Each person had a tin plate, a pint tin cup with a handle, and an iron
knife, fork and spoon. The food was placed in the dishes and cups on the
ground, and while eating we stood up, sat on the ground or reclined in
the fashion of the ancient Romans, according to our individual tastes.
The article of first importance at a meal was strong coffee and plenty
of it. Next came boiled beans with pork, whenever there was time to cook
them; and that could generally be done during the night. Then we had
some kind of bread, cake or crackers, and sometimes stewed dried fruit.

About the third day out our open air prairie appetites came, and it
seemed as if we could eat and digest anything. I had been a little out
of health for some time, was somewhat dyspeptic, and had not tasted pork
for years. Soon I could devour it in a manner that would have shocked my
vegetarian friends; and for the next two years I was conscious of a
stomach only when hungry.

The third day the teams went a little better, but we had to double up
sometimes to pull the wagons up the hills and out of the deep gullies we
had frequently to cross, so we only made seven or eight miles. In a few
days we got out on the level prairie and went along faster. But every
morning for a week, one or more of our cattle would be lost from the
herd. They would sneak away during the night and hide in the bushes and
ravines, or start back toward home. As I had no special duties in camp,
or in yoking up in the morning, hunting them fell to my lot. If not
found in the first search before starting time, I would ride back on the
pony for miles, scour the country and hunt through the gullies and
bushes for hours till the lost animal was found; then drive him along
until the train was overtaken. That could easily be followed by the
tracks of the wheels on the prairie. Hiawatha, Kansas, and a few
scattered cabins some miles to the west of it were about the last signs
of settlement and civilization that we saw.

That season was a very dry one in Kansas and on the Western plains. The
prairies were parched and looked like a desert, except a fringe of green
along the water courses. The heat was intense and the distant hills and
everything visible seemed quivering from its effects. The dry ground and
sand reflected the sun's rays into our faces, till a few with weak eyes
were seriously affected. The iron about the wagons, and the chains were
blistering to the touch. The southwest wind was like a blast from a
heated furnace. It was worse than stillness, and I frequently took
shelter behind a wagon to escape its effects.

This heat was very trying and debilitating to the oxen. They would pant,
loll their tongues out of their mouths, refuse to pull, and lie down in
their yokes. Sometimes we were compelled to keep quiet all day, and
drive in the early evening and morning, and during the night when we
could find the way. The most important thing was to find water near
which to camp. Wolves began to surround our camp and the herd of oxen at
night, and break the silence by their piercing howls. After we had gone
to sleep, they would sneak into camp to pick up scraps left from supper,
then come within a few feet of some one rolled up in his blanket and
startle him with a howl. But with all their noise these prairie wolves
were great cowards, and would run from any movement of a man.

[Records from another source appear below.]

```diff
@@ -467,3 +485,19 @@
     if (he != hipSuccess) { *err = hipGetErrorString(he); return -5; }
     return 0;
 }
+
+int vvk_attention(const vv_attn_args* a, hipStream_t st, const char** err) { return attention_launch(a, nullptr, st, err); }
+
+int vvk_attention_ln(const vv_attn_args* a, const vv_ln_args* ln, hipStream_t st, const char** err) {
+    if (!ln || !ln->x || ln->R == 0) return attention_launch(a, nullptr, st, err);
+    if (a->dtype != VV_BF16) { *err = "attention_ln: the rider is the bf16 kernel's"; return -22; }
+    if (ln->out_dtype != VV_BF16 || ((ln->delta || ln->delta2) && ln->delta_dtype != VV_BF16)) { *err = "attention_ln: the rider takes bf16 deltas and writes a bf16 norm"; return -22; }
+    LnRowArgs k;
+    const int rc = vvk_ln_check(ln, &k, err);
+    if (rc) return rc;
+    if (k.tp1 || k.tp2) { *err = "attention_ln: the rider takes no split-K tail (launch the norm on its own)"; return -22; }
+    if (((uintptr_t)ln->x | (uintptr_t)ln->w | (uintptr_t)ln->b) % 16 || ((uintptr_t)ln->y | (uintptr_t)ln->delta | (uintptr_t)ln->delta2) % 8) {
+        *err = "attention_ln: x, w, b must be 16-byte aligned, y and the deltas 8-byte aligned"; return -22;
+    }
+    return attention_launch(a, &k, st, err);
+}
diff --git a/vietvoice-tts_amd/csrc/vv_elementwise.hip b/vietvoice-tts_amd/csrc/vv_elementwise.hip
--- a/vietvoice-tts_amd/csrc/vv_elementwise.hip
+++ b/vietvoice-tts_amd/csrc/vv_elementwise.hip
@@ -1,17 +1,8 @@
 #include "vv_common.h"
 #include "vv_kernels.h"
+#include "vv_ln_row.h"
 
 namespace {
-
-template <typename T> __device__ __forceinline__ float4 round4_as(float4 a) {
-    if constexpr (sizeof(T) == 2) {
-        typedef __attribute__((ext_vector_type(4))) float f4v;
-        const f4v r = __builtin_convertvector(__builtin_convertvector((f4v){a.x, a.y, a.z, a.w}, bf16x4), f4v);
-        return make_float4(r[0], r[1], r[2], r[3]);
-    } else {
-        return a;
-    }
-}
 
 template <typename To, typename Td>
 __global__ __launch_bounds__(256) void ln_mod_kernel(float* __restrict__ x, int ldx, To* __restrict__ y, int ldy,
@@ -23,105 +14,7 @@
     const int lane = threadIdx.x & 63;
     const int row = blockIdx.x * 4 + (threadIdx.x >> 6);
     if (row >= R) return;
-    const int n4 = D >> 2;
-    float* xr = x + (size_t)row * ldx;
-    float4 v[4];
-    float s = 0.f;
-    if (delta) {
-        float4 d[4], d2[4];
-        const bool tl1 = tp1 > 0 && row >= tail_row0, tl2 = tp2 > 0 && row >= tail_row0;
-        const float4 z4 = make_float4(0.f, 0.f, 0.f, 0.f);
-#pragma unroll
-        for (int i = 0; i < 4; ++i) {
-            const int c = lane + i * 64;
-            if (c < n4) {
-                v[i] = load4_nt<float>(xr + c * 4);
-                d[i] = tl1 ? z4 : load4_nt<Td>(delta + (size_t)row * ldd + c * 4);
-                d2[i] = (delta2 && !tl2) ? load4_nt<Td>(delta2 + (size_t)row * ldd + c * 4) : z4;
-            } else {
-                v[i] = d[i] = d2[i] = z4;
-            }
-        }
-        if (row >= tail_row0) {
-            const size_t tr = (size_t)(R - tail_row0), r = (size_t)(row - tail_row0);
-            if (tl1) {
-                for (int p = 0; p < tp1; ++p)
-#pragma unroll
-                    for (int i = 0; i < 4; ++i) {
-                        const int c = lane + i * 64;
-                        if (c < n4) {
-                            const float4 t = load4_nt<float>(dt1 + (p * tr + r) * ldd + c * 4);
-                            d[i].x += t.x; d[i].y += t.y; d[i].z += t.z; d[i].w += t.w;
-                        }
-                    }
-#pragma unroll
-                for (int i = 0; i < 4; ++i) d[i] = round4_as<Td>(d[i]);
-            }
-            if (tl2) {
-                for (int p = 0; p < tp2; ++p)
-#pragma unroll
-                    for (int i = 0; i < 4; ++i) {
-                        const int c = lane + i * 64;
-                        if (c < n4) {
-                            const float4 t = load4_nt<float>(dt2 + (p * tr + r) * ldd + c * 4);
-                            d2[i].x += t.x; d2[i].y += t.y; d2[i].z += t.z; d2[i].w += t.w;
-                        }
-                    }
-#pragma unroll
-                for (int i = 0; i < 4; ++i) d2[i] = round4_as<Td>(d2[i]);
-            }
-        }
-#pragma unroll
-        for (int i = 0; i < 4; ++i) {
-            const int c = lane + i * 64;
-            if (c < n4) {
-                v[i].x += d[i].x; v[i].y += d[i].y; v[i].z += d[i].z; v[i].w += d[i].w;
-                if (delta2) {
-                    v[i].x += d2[i].x; v[i].y += d2[i].y; v[i].z += d2[i].z; v[i].w += d2[i].w;
-                }
-                if (!keep_x) {
-                    typedef __attribute__((ext_vector_type(4))) float f4;
-                    const f4 w4 = {v[i].x, v[i].y, v[i].z, v[i].w};
-                    __builtin_nontemporal_store(w4, (f4*)(xr + c * 4));
-                }
-                s += (v[i].x + v[i].y) + (v[i].z + v[i].w);
-            }
-        }
-    } else {
-#pragma unroll
-        for (int i = 0; i < 4; ++i) {
-            const int c = lane + i * 64;
-            if (c < n4) {
-                v[i] = load4_nt<float>(xr + c * 4);
-                s += (v[i].x + v[i].y) + (v[i].z + v[i].w);
-            } else {
-                v[i] = make_float4(0.f, 0.f, 0.f, 0.f);
-            }
-        }
-    }
-    const float mean = wave_sum(s) / (float)D;
-    float q = 0.f;
-#pragma unroll
-    for (int i = 0; i < 4; ++i) {
-        const int c = lane + i * 64;
-        if (c < n4) {
-            const float a = v[i].x - mean, bb = v[i].y - mean, cc = v[i].z - mean, dd = v[i].w - mean;
-            q += (a * a + bb * bb) + (cc * cc + dd * dd);
-        }
-    }
-    const float rstd = rsqrtf(wave_sum(q) / (float)D + eps);
-    const float one = add_one ? 1.0f : 0.0f;
-    To* yr = y + (size_t)row * ldy;
-#pragma unroll
-    for (int i = 0; i < 4; ++i) {
-        const int c = lane + i * 64;
-        if (c < n4) {
-            float4 ww = w ? *(const float4*)(w + c * 4) : make_float4(1.f - one, 1.f - one, 1.f - one, 1.f - one);
-            float4 bv = b ? *(const float4*)(b + c * 4) : make_float4(0.f, 0.f, 0.f, 0.f);
-            store4<To>(yr + c * 4, (v[i].x - mean) * rstd * (ww.x + one) + bv.x, (v[i].y - mean) * rstd * (ww.y + one) + bv.y,
-                       (v[i].z - mean) * rstd * (ww.z + one) + bv.z, (v[i].w - mean) * rstd * (ww.w + one) + bv.w);
-        }
-    }
+    ln_row<To, Td>(row, lane, x, ldx, y, ldy, R, D, w, b, add_one, eps, delta, ldd, delta2, keep_x, tail_row0, tp1, dt1, tp2, dt2);
 }
 
 template <typename T>
@@ -587,23 +480,30 @@
         if (he__ != hipSuccess) { *err = hipGetErrorString(he__); return -5; } \
     } while (0)
 
-int vvk_ln_mod(const vv_ln_args* a, hipStream_t st, const char** err) {
+int vvk_ln_check(const vv_ln_args* a, LnRowArgs* k, const char** err) {
     if (a->R <= 0) { *err = "ln: empty"; return -22; }
     if (a->D < 4 || a->D % 4 || a->D > 1024 || a->ldx % 4 || a->ldy % 4) { *err = "ln: D must be a multiple of 4 within [4, 1024]"; return -22; }
     if (a->ldx < a->D || a->ldy < a->D) { *err = "ln: ldx and ldy must be at least D"; return -22; }
     if (a->delta && (a->ld_delta % 4 || a->ld_delta < a->D)) { *err = "ln: bad delta leading dimension"; return -22; }
     if (a->delta2 && !a->delta) { *err = "ln: delta2 without delta"; return -22; }
-    const int grid = (a->R + 3) / 4;
-    float* x = const_cast<float*>(a->x);
-    const bool ob = a->out_dtype == VV_BF16, db = a->delta_dtype == VV_BF16;
     const int tp1 = a->delta && a->delta_tail_parts > 1 ? a->delta_tail_parts : 0, tp2 = a->delta2 && a->delta2_tail_parts > 1 ? a->delta2_tail_parts : 0;
     if ((tp1 || tp2) && (((uintptr_t)a->delta_tail | (uintptr_t)a->delta2_tail) % 16)) { *err = "ln: split-K tail buffers must be 16-byte aligned"; return -22; }
     if ((a->delta_tail_parts > 1 && !a->delta) || (a->delta2_tail_parts > 1 && !a->delta2)) { *err = "ln: a delta tail without its delta"; return -22; }
     if ((tp1 || tp2) && (a->tail_row0 < 0 || a->tail_row0 >= a->R || (tp1 && !a->delta_tail) || (tp2 && !a->delta2_tail) || tp1 > 8 || tp2 > 8)) {
         *err = "ln: bad split-K tail (row0 within [0, R), buffers given, at most 8 parts)"; return -22;
     }
-    const int tail_row0 = (tp1 || tp2) ? a->tail_row0 : a->R;
-#define LN_GO(To, Td) ln_mod_kernel<To, Td><<<grid, 256, 0, st>>>(x, a->ldx, (To*)a->y, a->ldy, a->R, a->D, a->w, a->b, a->add_one, a->eps, (const Td*)a->delta, a->ld_delta, (const Td*)a->delta2, a->keep_x, tail_row0, tp1, (const float*)a->delta_tail, tp2, (const float*)a->delta2_tail)
+    *k = LnRowArgs{const_cast<float*>(a->x), a->ldx, a->y, a->ldy, a->R, a->D, a->w, a->b, a->add_one, a->eps, a->delta, a->ld_delta, a->delta2,
+                   a->keep_x, (tp1 || tp2) ? a->tail_row0 : a->R, tp1, (const float*)a->delta_tail, tp2, (const float*)a->delta2_tail};
+    return 0;
+}
+
+int vvk_ln_mod(const vv_ln_args* a, hipStream_t st, const char** err) {
+    LnRowArgs k;
+    const int rc = vvk_ln_check(a, &k, err);
+    if (rc) return rc;
+    const int grid = (a->R + 3) / 4;
+    const bool ob = a->out_dtype == VV_BF16, db = a->delta_dtype == VV_BF16;
+#define LN_GO(To, Td) ln_mod_kernel<To, Td><<<grid, 256, 0, st>>>(k.x, k.ldx, (To*)k.y, k.ldy, k.R, k.D, k.w, k.b, k.add_one, k.eps, (const Td*)k.delta, k.ldd, (const Td*)k.delta2, k.keep_x, k.tail_row0, k.tp1, k.dt1, k.tp2, k.dt2)
     if (ob && db) LN_GO(bf16, bf16);
     else if (ob) LN_GO(bf16, float);
     else if (db) LN_GO(float, bf16);
diff --git a/vietvoice-tts_amd/csrc/vv_kernels.h b/vietvoice-tts_amd/csrc/vv_kernels.h
--- a/vietvoice-tts_amd/csrc/vv_kernels.h
+++ b/vietvoice-tts_amd/csrc/vv_kernels.h
@@ -9,6 +9,9 @@
 void vvk_gemm_tail_plan(int M, int N, int K, int lda, int ldw, int ldc, int* row0, int* parts);
 int vvk_attention(const vv_attn_args* a, hipStream_t st, const char** err);
 int vvk_ln_mod(const vv_ln_args* a, hipStream_t st, const char** err);
+struct LnRowArgs;
+int vvk_ln_check(const vv_ln_args* a, LnRowArgs* k, const char** err);
+int vvk_attention_ln(const vv_attn_args* a, const vv_ln_args* ln, hipStream_t st, const char** err);
 int vvk_posconv(const vv_posconv_args* a, hipStream_t st, const char** err);
 int vvk_conv(const vv_conv_args* a, hipStream_t st, const char** err);
 int vvk_conv_x3(const vv_conv_args* a, hipStream_t st, const char** err);
diff --git a/vietvoice-tts_amd/csrc/vv_ln_row.h b/vietvoice-tts_amd/csrc/vv_ln_row.h
--- /dev/null
+++ b/vietvoice-tts_amd/csrc/vv_ln_row.h
@@ -0,0 +1,140 @@
+#pragma once
+#include "vv_common.h"
+
+template <typename T> __device__ __forceinline__ float4 round4_as(float4 a) {
+    if constexpr (sizeof(T) == 2) {
+        typedef __attribute__((ext_vector_type(4))) float f4v;
+        const f4v r = __builtin_convertvector(__builtin_convertvector((f4v){a.x, a.y, a.z, a.w}, bf16x4), f4v);
+        return make_float4(r[0], r[1], r[2], r[3]);
+    } else {
+        return a;
+    }
+}
+
+struct LnRowArgs {
+    float* x; int ldx;
+    void* y; int ldy;
+    int R, D;
+    const float* w; const float* b;
+    int add_one; float eps;
+    const void* delta; int ldd;
+    const void* delta2;
+    int keep_x;
+    int tail_row0, tp1;
+    const float* dt1;
+    int tp2;
+    const float* dt2;
+};
+
+template <typename To, typename Td>
+__device__ __forceinline__ void ln_row(const int row, const int lane, float* __restrict__ x, const int ldx, To* __restrict__ y, const int ldy,
+                                       const int R, const int D, const float* __restrict__ w, const float* __restrict__ b, const int add_one,
+                                       const float eps, const Td* __restrict__ delta, const int ldd, const Td* __restrict__ delta2,
+                                       const int keep_x, const int tail_row0, const int tp1, const float* __restrict__ dt1, const int tp2,
+                                       const float* __restrict__ dt2) {
+    const int n4 = D >> 2;
+    float* xr = x + (size_t)row * ldx;
+    float4 v[4];
+    float s = 0.f;
+    if (delta) {
+        float4 d[4], d2[4];
+        const bool tl1 = tp1 > 0 && row >= tail_row0, tl2 = tp2 > 0 && row >= tail_row0;
+        const float4 z4 = make_float4(0.f, 0.f, 0.f, 0.f);
+#pragma unroll
+        for (int i = 0; i < 4; ++i) {
+            const int c = lane + i * 64;
+            if (c < n4) {
+                v[i] = load4_nt<float>(xr + c * 4);
+                d[i] = tl1 ? z4 : load4_nt<Td>(delta + (size_t)row * ldd + c * 4);
+                d2[i] = (delta2 && !tl2) ? load4_nt<Td>(delta2 + (size_t)row * ldd + c * 4) : z4;
+            } else {
+                v[i] = d[i] = d2[i] = z4;
+            }
+        }
+        if (row >= tail_row0) {
+            const size_t tr = (size_t)(R - tail_row0), r = (size_t)(row - tail_row0);
+            if (tl1) {
+                for (int p = 0; p < tp1; ++p)
+#pragma unroll
+                    for (int i = 0; i < 4; ++i) {
+                        const int c = lane + i * 64;
+                        if (c < n4) {
+                            const float4 t = load4_nt<float>(dt1 + (p * tr + r) * ldd + c * 4);
+                            d[i].x += t.x; d[i].y += t.y; d[i].z += t.z; d[i].w += t.w;
+                        }
+                    }
+#pragma unroll
+                for (int i = 0; i < 4; ++i) d[i] = round4_as<Td>(d[i]);
+            }
+            if (tl2) {
+                for (int p = 0; p < tp2; ++p)
+#pragma unroll
+                    for (int i = 0; i < 4; ++i) {
+                        const int c = lane + i * 64;
+                        if (c < n4) {
+                            const float4 t = load4_nt<float>(dt2 + (p * tr + r) * ldd + c * 4);
+                            d2[i].x += t.x; d2[i].y += t.y; d2[i].z += t.z; d2[i].w += t.w;
+                        }
+                    }
+#pragma unroll
+                for (int i = 0; i < 4; ++i) d2[i] = round4_as<Td>(d2[i]);
+            }
+        }
+#pragma unroll
+        for (int i = 0; i < 4; ++i) {
+            const int c = lane + i * 64;
+            if (c < n4) {
+                v[i].x += d[i].x; v[i].y += d[i].y; v[i].z += d[i].z; v[i].w += d[i].w;
+                if (delta2) {
+                    v[i].x += d2[i].x; v[i].y += d2[i].y; v[i].z += d2[i].z; v[i].w += d2[i].w;
+                }
+                if (!keep_x) {
+                    typedef __attribute__((ext_vector_type(4))) float f4;
+                    const f4 w4 = {v[i].x, v[i].y, v[i].z, v[i].w};
+                    __builtin_nontemporal_store(w4, (f4*)(xr + c * 4));
+                }
+                s += (v[i].x + v[i].y) + (v[i].z + v[i].w);
+            }
+        }
+    } else {
+#pragma unroll
+        for (int i = 0; i < 4; ++i) {
+            const int c = lane + i * 64;
+            if (c < n4) {
+                v[i] = load4_nt<float>(xr + c * 4);
+                s += (v[i].x + v[i].y) + (v[i].z + v[i].w);
+            } else {
+                v[i] = make_float4(0.f, 0.f, 0.f, 0.f);
+            }
+        }
+    }
+    const float mean = wave_sum(s) / (float)D;
+    float q = 0.f;
+#pragma unroll
+    for (int i = 0; i < 4; ++i) {
+        const int c = lane + i * 64;
+        if (c < n4) {
+            const float a = v[i].x - mean, bb = v[i].y - mean, cc = v[i].z - mean, dd = v[i].w - mean;
+            q += (a * a + bb * bb) + (cc * cc + dd * dd);
+        }
+    }
+    const float rstd = rsqrtf(wave_sum(q) / (float)D + eps);
+    const float one = add_one ? 1.0f : 0.0f;
+    To* yr = y + (size_t)row * ldy;
+#pragma unroll
+    for (int i = 0; i < 4; ++i) {
+        const int c = lane + i * 64;
+        if (c < n4) {
+            float4 ww = w ? *(const float4*)(w + c * 4) : make_float4(1.f - one, 1.f - one, 1.f - one, 1.f - one);
+            float4 bv = b ? *(const float4*)(b + c * 4) : make_float4(0.f, 0.f, 0.f, 0.f);
+            store4<To>(yr + c * 4, (v[i].x - mean) * rstd * (ww.x + one) + bv.x, (v[i].y - mean) * rstd * (ww.y + one) + bv.y,
+                       (v[i].z - mean) * rstd * (ww.z + one) + bv.z, (v[i].w - mean) * rstd * (ww.w + one) + bv.w);
+        }
+    }
+}
+
+template <typename To, typename Td>
+__device__ __forceinline__ void ln_row(const int row, const int lane, const LnRowArgs& a) {
+    ln_row<To, Td>(row, lane, a.x, a.ldx, (To*)a.y, a.ldy, a.R, a.D, a.w, a.b, a.add_one, a.eps, (const Td*)a.delta, a.ldd, (const Td*)a.delta2,
+                   a.keep_x, a.tail_row0, a.tp1, a.dt1, a.tp2, a.dt2);
+}
diff --git a/vietvoice-tts_amd/runtime.py b/vietvoice-tts_amd/runtime.py
--- a/vietvoice-tts_amd/runtime.py
+++ b/vietvoice-tts_amd/runtime.py
@@ -161,6 +161,7 @@
     "vv_gemm": (C.c_int, [C.c_void_p, C.POINTER(vv_gemm_args), C.c_void_p]),
     "vv_attention": (C.c_int, [C.c_void_p, C.POINTER(vv_attn_args), C.c_void_p]),
     "vv_layernorm": (C.c_int, [C.c_void_p, C.POINTER(vv_ln_args), C.c_void_p]),
+    "vv_attention_ln": (C.c_int, [C.c_void_p, C.POINTER(vv_attn_args), C.POINTER(vv_ln_args), C.c_void_p]),
     "vv_posconv": (C.c_int, [C.c_void_p, C.POINTER(vv_posconv_args), C.c_void_p]),
     "vv_conv1d": (C.c_int, [C.c_void_p, C.POINTER(vv_conv_args), C.c_void_p]),
     "vv_mrf_resblock": (C.c_int, [C.c_void_p, C.POINTER(vv_mrf_args), C.c_void_p]),
```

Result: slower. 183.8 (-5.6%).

Soon after starting out one evening for a night drive, after a very hot
day, one of the weak oxen lay down and refused to go. That the train
might not be delayed, they tied his mate to a wagon, and I concluded to
stay behind with him till morning to see if he would recover. Soon after
dark the wolves seeming to divine his condition and the good meal in
store for them, collected around us a short distance off, and seated on
their haunches, with howls of impatience waited for the feast. They were
plainly visible by their glaring, fire-like eyes. I varied the monotony
of the long night by walking around, sitting down, lying upon the
ground, and occasionally falling asleep beside the sick ox. Then the
wolves emboldened by the stillness, would sneak up close to us and break
out in piercing howls, but they would instantly vanish when I got up
and threw something at them.

Daylight came at last; the ox had grown worse instead of better, and I
left him to his fate and the wolves, and followed the wagon tracks till
I overtook the train in camp, early in the day, with an appetite for a
quart of strong coffee and something to eat.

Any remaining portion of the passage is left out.